Description

We are undoubtedly living in a connected World. Out of a population of 7.5 billions, more than 50% of people have access to Internet, more than 40% are active social media users, about 70% are unique mobile users, and almost 40% are active mobile social media users. This presents a massive opportunity for engagement, education, and the use of crowd-sourced data. In the last 30 years, the number of satellites launched per year has grown from a few to more than 300. In 2016, 11 billions sensors were connected to Internet, and this figure might increase significantly by 2030, which is the date for achieving the Sustainable Development Goals (SDGs).
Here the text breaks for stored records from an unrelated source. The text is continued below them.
+int adalog_gemm_i32(const adalog_gemm_err_args* a, int32_t* out, int64_t ldo, int64_t m_rows, void* stream) {
+  ADALOG_REQUIRE(a && out && m_rows > 0 && ldo >= a->N, -1, "gemm_i32: bad output");
+  ADALOG_REQUIRE(a->A && a->Bm && a->KB > 0 && a->N > 0 && a->U > 0 && a->UG == a->U && a->upc > 0 && a->S > 0 &&
+                     (int64_t)a->U * kBM >= m_rows && a->rs_div > 0 && a->rs_mod > 0, -1,
+                 "gemm_i32: bad arguments (one group, U = ceil(m_rows / 128))");
+  ADALOG_REQUIRE(a->BN >= 32 && a->BN <= kMaxBN && a->BN % 32 == 0, -1, "gemm_i32: BN must be a multiple of 32 in [32,256]");
+  ADALOG_REQUIRE(a->dtype == ADALOG_I8, -1, "gemm_i32: int8 operands only (S32 accumulation)");
+  ADALOG_REQUIRE(a->order == ADALOG_ORDER_UNIT_FAST || a->order == ADALOG_ORDER_SPLIT_FAST, -1, "gemm_i32: order");
+  ADALOG_REQUIRE(a->S <= (a->N + a->BN - 1) / a->BN, -1, "gemm_i32: more N splits than N tiles");
+  return launch(a, nullptr, (cudaStream_t)stream, reinterpret_cast<float*>(out), ldo, m_rows, LAUNCH_RAW);
+}
+
+int adalog_gram_qform(const adalog_gemm_err_args* a, const double* U, int64_t* qpartial, double* lpartial, void* stream) {
+  ADALOG_REQUIRE(a && a->A && a->Bm && U && qpartial && lpartial, -1, "gram_qform: null operand");
+  ADALOG_REQUIRE(a->KB > 0 && a->N > 0 && a->U > 0 && a->UG == 1 && a->upc > 0 && a->S > 0, -1,
+                 "gram_qform: bad sizes (one unit = one weight row per group)");
+  ADALOG_REQUIRE(a->dtype == ADALOG_I8, -1, "gram_qform: int8 operands only");
+  ADALOG_REQUIRE(a->BN >= 32 && a->BN <= kMaxBN && a->BN % 32 == 0, -1, "gram_qform: BN must be a multiple of 32 in [32,256]");
+  ADALOG_REQUIRE(a->N % (a->KB * 2 * kBK) == 0, -1, "gram_qform: N must be a whole number of digit planes of ka rows");
+  ADALOG_REQUIRE(a->order == ADALOG_ORDER_UNIT_FAST || a->order == ADALOG_ORDER_SPLIT_FAST, -1, "gram_qform: bad order");
+  ADALOG_REQUIRE(a->a_rows >= (int64_t)a->U * kBM && a->rs_div > 0 && a->rs_mod > 0, -1, "gram_qform: bad A / row maps");
+  ADALOG_REQUIRE(a->S <= (a->N + a->BN - 1) / a->BN, -1, "gram_qform: more N splits than N tiles");
+  ADALOG_REQUIRE((reinterpret_cast<uintptr_t>(a->A) & 15) == 0, -1, "gram_qform: A must be 16-byte aligned");
+  return launch(a, nullptr, (cudaStream_t)stream, nullptr, 0, 0, LAUNCH_GRAM, U, reinterpret_cast<long long*>(qpartial),
+                lpartial);
 }
 
 int adalog_debug_gemm_tile(const void* A, const void* Bm, int KB, int N, float* D, const float* zeros, const float* ones,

Unfortunately, this Big data comes with numerous core problems to solve, and especially in the challenging context of low- and middle-income countries. First, the data is often extensively fragmented or dispersed across multiple ministries, initiatives or databases that are not always interoperable. Second, the data is often locked down in PDF documents or in proprietary files. Third, information is often not inter-comparable, due to inconsistent data monitoring and analytical methods. Fourth, data is often duplicated, and siloed at the same time, which has significant cost implications. Fifth, the data that is generated requires in many cases complex analysis and interpretation. Finally, some of the data is contested or not trusted by certain stakeholders, with a perception of bias. The outcome of these issues is the creation of significant information asymmetries among stakeholders. In the extractives sector, for example, information asymmetries are frequently exploited by stakeholders (essentially Government and the private sector) during contract negotiations to obtain favorable contract terms. These issues are strengthened by the fact that geospatial data are not always free, that not all stakeholders have a culture of geospatial data use, and that the generated data have a high heterogeneity in terms of geographical scale.

However, this heterogeneity also raises interesting opportunities. For example, global products can fill the gap of uncomplete or missing data in some areas, and national data can support validation of global products in national contexts. To address these challenges and benefit from these opportunities we need to transform raw data into wisdom in order to inform decisions and investments, and to empower consumers and citizens. One challenge is to keep this transformation process up-to-date.